What is the number of lines in the data below that contain "WlsArgs"? Reply with the number only.

== Segment start ==

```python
class GemmPropArgs(C.Structure):
    _fields_ = [("X", C.c_void_p), ("ldx", C.c_int64), ("kreal", C.c_int32), ("kpad", C.c_int32),
                ("Bp", C.c_void_p), ("bias", C.c_void_p), ("rowscale", C.c_void_p),
                ("relu_src", C.c_void_p), ("ld_relu", C.c_int64),
                ("dmask", C.c_void_p), ("ld_dmask", C.c_int64),
                ("add_src", C.c_void_p), ("ld_add", C.c_int64),
# ... 280 lines not shown
    "dss2_wgrad": (C.c_int, [C.POINTER(WgradArgs), C.c_void_p]),
    "dss2_wgrad_batched": (C.c_int, [C.c_void_p, C.c_void_p, C.c_void_p, C.c_void_p, C.c_void_p, C.c_int64, C.c_int, C.c_void_p]),
    "dss2_reduce_slabs_multi": (C.c_int, [C.c_void_p, C.c_int, C.c_void_p]),
    "dss2_reduce_slabs": (C.c_int, [C.c_void_p, C.c_int, C.c_int64, C.c_void_p, C.c_int64, C.c_void_p]),
    "dss2_wls_loss_partials": (C.c_int, [C.POINTER(WlsArgs), C.c_void_p]),
    "dss2_wls_loss_grad": (C.c_int, [C.POINTER(WlsArgs), C.c_void_p]),
    "dss2_wls_loss_value": (C.c_int, [C.POINTER(WlsArgs), C.c_void_p]),
    "dss2_get_pflow": (C.c_int, [C.c_void_p, C.c_int64, C.c_void_p, C.c_int64, C.c_void_p, C.c_int64,
                                 C.c_void_p, C.c_void_p, C.c_int64, C.c_int64, C.c_void_p, C.c_void_p,
                                 C.c_int, C.c_void_p]),
    "dss2_eval_batch": (C.c_int, [C.c_void_p, C.c_int64, C.c_void_p, C.c_int64, C.c_void_p, C.c_int64, C.c_void_p, C.c_int64,
                                  C.c_void_p, C.c_void_p, C.c_int64, C.c_int64, C.c_void_p, C.c_void_p, C.c_void_p,
                                  C.c_void_p, C.c_void_p, C.c_void_p, C.c_void_p, C.c_void_p, C.c_void_p]),
    "dss2_eval_scratch_doubles": (C.c_int64, []),
    "dss2_small_gemm": (C.c_int, [C.c_void_p, C.c_int, C.c_int, C.c_void_p, C.c_void_p]),
    "dss2_measure_nodes": (C.c_int, [C.c_void_p, C.c_void_p, C.c_int32, C.c_void_p, C.c_double, C.c_double, C.c_double,
                                     C.c_double, C.c_void_p, C.c_int64, C.c_void_p]),
    "dss2_measure_edges": (C.c_int, [C.c_void_p, C.c_void_p, C.c_int32, C.c_void_p, C.c_double, C.c_void_p, C.c_int64,
                                     C.c_void_p]),
    "dss2_masked_zscore": (C.c_int, [C.c_void_p, C.c_int64, C.c_int32, C.c_int32, C.c_void_p, C.c_int32, C.c_void_p,
                                     C.c_void_p, C.c_void_p, C.c_void_p]),
    "dss2_masked_zscore_scratch_doubles": (C.c_int64, [C.c_int64]),
    "dss2_collate": (C.c_int, [C.c_void_p, C.c_int32, C.c_void_p, C.c_int64, C.c_void_p]),
    "dss2_csr_build_graphs": (C.c_int, [C.c_void_p, C.c_int32, C.c_void_p, C.c_int32, C.c_int32, C.c_void_p, C.c_void_p]),
    "dss2_csr_build_graphs_supported": (C.c_int, [C.c_int32, C.c_int32]),
    "dss2_csr_build_padded": (C.c_int, [C.POINTER(PaddedBuildArgs), C.c_void_p]),
    "dss2_collate_cursor": (C.c_int, [C.c_void_p, C.c_int32, C.c_void_p, C.c_void_p, C.c_int64, C.c_int, C.c_void_p]),
    "dss2_accum_scalar": (C.c_int, [C.c_void_p, C.c_void_p, C.c_void_p]),
    "dss2_collate_ragged_multi": (C.c_int, [C.c_void_p, C.c_int32, C.c_int32, C.c_void_p, C.c_void_p, C.c_void_p, C.c_void_p, C.c_int64, C.c_void_p]),
    "dss2_collate_ragged": (C.c_int, [C.c_void_p, C.c_int32, C.c_void_p, C.c_void_p, C.c_void_p, C.c_int64, C.c_int64, C.c_void_p]),
# ... 83 lines not shown
```

### deep-statistical-solver-for-distribution-system-state-estimation_amd/csrc/dss2_gemm_prop.hip

```cpp
#include <stdlib.h>

#include "dss2_weightspace.hpp"

namespace dss2 {

__global__ void __launch_bounds__(256) pack_weights_kernel(const dss2_pack_desc* __restrict__ descs) {
  pack_weights_body(descs[blockIdx.y], (int)blockIdx.x);
}
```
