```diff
diff --git a/include/g2vec_b200.h b/include/g2vec_b200.h
--- a/include/g2vec_b200.h
+++ b/include/g2vec_b200.h
@@ -124,6 +124,23 @@
                         int64_t n_win, const float *W_ih, const float *W_ho, int64_t *n_correct, int32_t V,
                         int32_t D, int32_t reduce, int32_t n_slabs, void *workspace, void *stream);
 
+int g2v_cbow_part_plan(int32_t V, int32_t D, int32_t rows_per_part, int32_t *n_parts);
+size_t g2v_cbow_part_workspace_bytes(int64_t n_win, int32_t n_parts);
+int g2v_cbow_part_setup(const int32_t *rowptr, const int32_t *gene, const int32_t *win, int64_t win_begin,
+                        int64_t n_win, int32_t V, int32_t n_parts, void *workspace, int32_t *sorted, void *stream);
+int g2v_cbow_fwdbwd_part(const int32_t *gene, const uint8_t *label, const int32_t *win, int64_t n_win,
+                         float inv_n_total, const float *W_ih, const float *W_ho, const int32_t *cscptr,
+                         const int32_t *csc_pos, float *dO, float *g_ih, float *g_ho, double *loss_sum,
+                         int64_t *n_correct, int32_t V, int32_t D, int32_t reduce, int32_t n_parts, void *workspace,
+                         int32_t max_ctas, void *stream);
+int g2v_cbow_eval_part(const int32_t *gene, const uint8_t *label, const int32_t *win, int64_t win_begin,
+                       int64_t n_win, const float *W_ih, const float *W_ho, int64_t *n_correct, int32_t V, int32_t D,
+                       int32_t reduce, int32_t n_parts, void *workspace, int32_t max_ctas, void *stream);
+int g2v_cbow_loop_tail_part(int64_t *ctl, const int32_t *gene, const uint8_t *label, const int32_t *win,
+                            int64_t n_win, float inv_n_total, const float *W_ih, const float *W_ho, float *dO,
+                            int64_t *acc, int32_t V, int32_t D, int32_t reduce, int32_t n_parts, void *workspace,
+                            int32_t max_ctas, void *stream);
+
 int g2v_cbow_step_host(const int32_t *rowptr, const int32_t *gene, const uint8_t *label,
                        int64_t n_win, int64_t nnz, float *W_ih, float *W_ho, float *m_ih,
                        float *v_ih, float *m_ho, float *v_ho, int32_t V, int32_t D,
```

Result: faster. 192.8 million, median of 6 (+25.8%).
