# torgeiba/CPUPerformanceRayTracer

Measured on AMD Instinct MI355X. Metric: ray-samples/sec (pixels×spp×bounces) at 1920×1080; ms/frame, higher is better.
Workload: dtype f32; 1 GPU; c2_1080p; width=1920, height=1080, spp=8, bounces=8, parallelism=single GPU, step=one launch accumulating 8 frames (spp) of every pixel in HBM

## Files before the change

### cpuperformanceraytracer_amd/csrc/pt_chain.h

```cpp
#pragma once
#include <hip/hip_runtime.h>
#include <stdint.h>

#include "pt_kernel.h"
#include "pt_guard.h"
#include "pt_tile_queue.h"

__device__ __forceinline__ float pt_px_ld(const float* p)
{
    return __builtin_bit_cast(float, __hip_atomic_load(reinterpret_cast<uint32_t*>(const_cast<float*>(p)), __ATOMIC_RELAXED,
                                                       __HIP_MEMORY_SCOPE_AGENT));
}
__device__ __forceinline__ void pt_px_st(float* p, float v)
{
    __hip_atomic_store(reinterpret_cast<uint32_t*>(p), __builtin_bit_cast(uint32_t, v), __ATOMIC_RELAXED, __HIP_MEMORY_SCOPE_AGENT);
}

typedef unsigned pt_v3u __attribute__((ext_vector_type(3)));
typedef float pt_v3f __attribute__((ext_vector_type(3)));
constexpr int kPtCpolSc1 = 16;
constexpr int kPtBufRsrcWord3 = 0x00020000;
__device__ __forceinline__ void pt_px_ld3(const float* buf, uint32_t nbytes, size_t cs, size_t pi, float& x, float& y, float& z)
{
    if (cs == 1 && nbytes) {
        const __amdgpu_buffer_rsrc_t r = __builtin_amdgcn_make_buffer_rsrc(const_cast<float*>(buf), 0, (int)nbytes, kPtBufRsrcWord3);
        const pt_v3f v = __builtin_bit_cast(pt_v3f, __builtin_amdgcn_raw_buffer_load_b96(r, (int)(pi * 4u), 0, kPtCpolSc1));
        x = v.x, y = v.y, z = v.z;
        return;
    }
    x = pt_px_ld(buf + pi), y = pt_px_ld(buf + pi + cs), z = pt_px_ld(buf + pi + 2 * cs);
}
__device__ __forceinline__ void pt_px_st3(float* buf, uint32_t nbytes, size_t cs, size_t pi, float x, float y, float z)
{
    if (cs == 1 && nbytes) {
        const __amdgpu_buffer_rsrc_t r = __builtin_amdgcn_make_buffer_rsrc(buf, 0, (int)nbytes, kPtBufRsrcWord3);
        const pt_v3f v = {x, y, z};
        __builtin_amdgcn_raw_buffer_store_b96(__builtin_bit_cast(pt_v3u, v), r, (int)(pi * 4u), 0, kPtCpolSc1);
        return;
    }
    pt_px_st(buf + pi, x), pt_px_st(buf + pi + cs, y), pt_px_st(buf + pi + 2 * cs, z);
}
__device__ __forceinline__ uint32_t pt_px_nbytes(size_t floats)
{
    return floats * 4u < (1ull << 31) ? (uint32_t)(floats * 4u) : 0u;
}

__device__ __forceinline__ void pt_chain_started(unsigned long long* started)
{
    if (started && threadIdx.x == 0) __hip_atomic_fetch_add(started, 1ull, __ATOMIC_RELAXED, __HIP_MEMORY_SCOPE_SYSTEM);
}

__device__ __forceinline__ bool pt_chain_ready(const uint32_t* ep, uint32_t e, uint32_t w)
{
    const uint32_t t = pt_entry_tile(e), part = pt_entry_part(e);
    uint32_t m = ~0u;
    if (part != 2u) {
        const uint32_t a = __hip_atomic_load(const_cast<uint32_t*>(ep + 2u * t), __ATOMIC_RELAXED, __HIP_MEMORY_SCOPE_AGENT);
        m = a < m ? a : m;
    }
    if (part != 1u) {
        const uint32_t b = __hip_atomic_load(const_cast<uint32_t*>(ep + 2u * t + 1u), __ATOMIC_RELAXED, __HIP_MEMORY_SCOPE_AGENT);
        m = b < m ? b : m;
    }
    return __builtin_amdgcn_readfirstlane(m) >= w;
}

#ifndef PT_CHAIN_DIAG
#define PT_CHAIN_DIAG 0
#endif
constexpr uint32_t kPtChainPolls = PT_CHAIN_DIAG ? 1u << 16 : 1u << 21;
static __device__ uint32_t pt_chain_polls_dev = kPtChainPolls;
constexpr uint32_t kPtDiagWaves = 34, kPtDiagEnded = 35, kPtDiagWaiting = 36;
__device__ __forceinline__ unsigned* pt_chain_diag_prev(unsigned* q, uint32_t seq)
{
    return q - (size_t)(seq % 4u) * PT_QUEUE_WORDS + (size_t)((seq + 3u) % 4u) * PT_QUEUE_WORDS;
}
__device__ __forceinline__ void pt_chain_wait(const uint32_t* ep, uint32_t e, uint32_t w, uint32_t* err, int lane,
                                              unsigned* qdiag = nullptr)
{
    if (pt_chain_ready(ep, e, w)) return;
    bool ok = false;
    uint32_t polls = 0;
    if (PT_CHAIN_DIAG && qdiag && lane == 0) atomicAdd(qdiag + kPtDiagWaiting, 1u);
    do {
        __builtin_amdgcn_s_sleep(8);
        ok = pt_chain_ready(ep, e, w);
    } while (!ok && ++polls < pt_chain_polls_dev);
    if (PT_CHAIN_DIAG && qdiag && lane == 0) atomicSub(qdiag + kPtDiagWaiting, 1u);
#if PT_CHAIN_DIAG
    if (!ok && lane == 0 && qdiag) {
        unsigned* const qp = pt_chain_diag_prev(qdiag, w + 1u);
        auto rd = [](unsigned* p) { return __hip_atomic_fetch_add(p, 0u, __ATOMIC_RELAXED, __HIP_MEMORY_SCOPE_AGENT); };
        const uint32_t t = pt_entry_tile(e);
        printf("chain wait ran out: launch %u entry %u (tile %u) epochs %u %u | this launch: waves %u ended %u waiting %u "
               "| previous: waves %u ended %u waiting %u | block %u wave %u\n",
               w + 1u, e, t, rd(const_cast<uint32_t*>(ep + 2u * t)), rd(const_cast<uint32_t*>(ep + 2u * t + 1u)),
               rd(qdiag + kPtDiagWaves), rd(qdiag + kPtDiagEnded), rd(qdiag + kPtDiagWaiting), rd(qp + kPtDiagWaves),
               rd(qp + kPtDiagEnded), rd(qp + kPtDiagWaiting), blockIdx.x, threadIdx.x >> 6);
    }
#endif
    if (!ok && lane == 0) {
        const uint32_t t = pt_entry_tile(e), part = pt_entry_part(e);
        uint32_t m = ~0u;
        if (part != 2u) m = __hip_atomic_fetch_add(const_cast<uint32_t*>(ep + 2u * t), 0u, __ATOMIC_RELAXED, __HIP_MEMORY_SCOPE_AGENT);
        if (part != 1u) {
            const uint32_t b = __hip_atomic_fetch_add(const_cast<uint32_t*>(ep + 2u * t + 1u), 0u, __ATOMIC_RELAXED, __HIP_MEMORY_SCOPE_AGENT);
            m = b < m ? b : m;
        }
        const uint32_t behind = m >= w ? 0u : (w - m < 127u ? w - m : 127u);
        pt_guard_report(err, PT_G_CHAIN_WAIT, (t & 0xffffffu) | (behind << 24) | (m < w ? 0x80000000u : 0u));
    }
}
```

== Segment end ==

### Exercise solution
3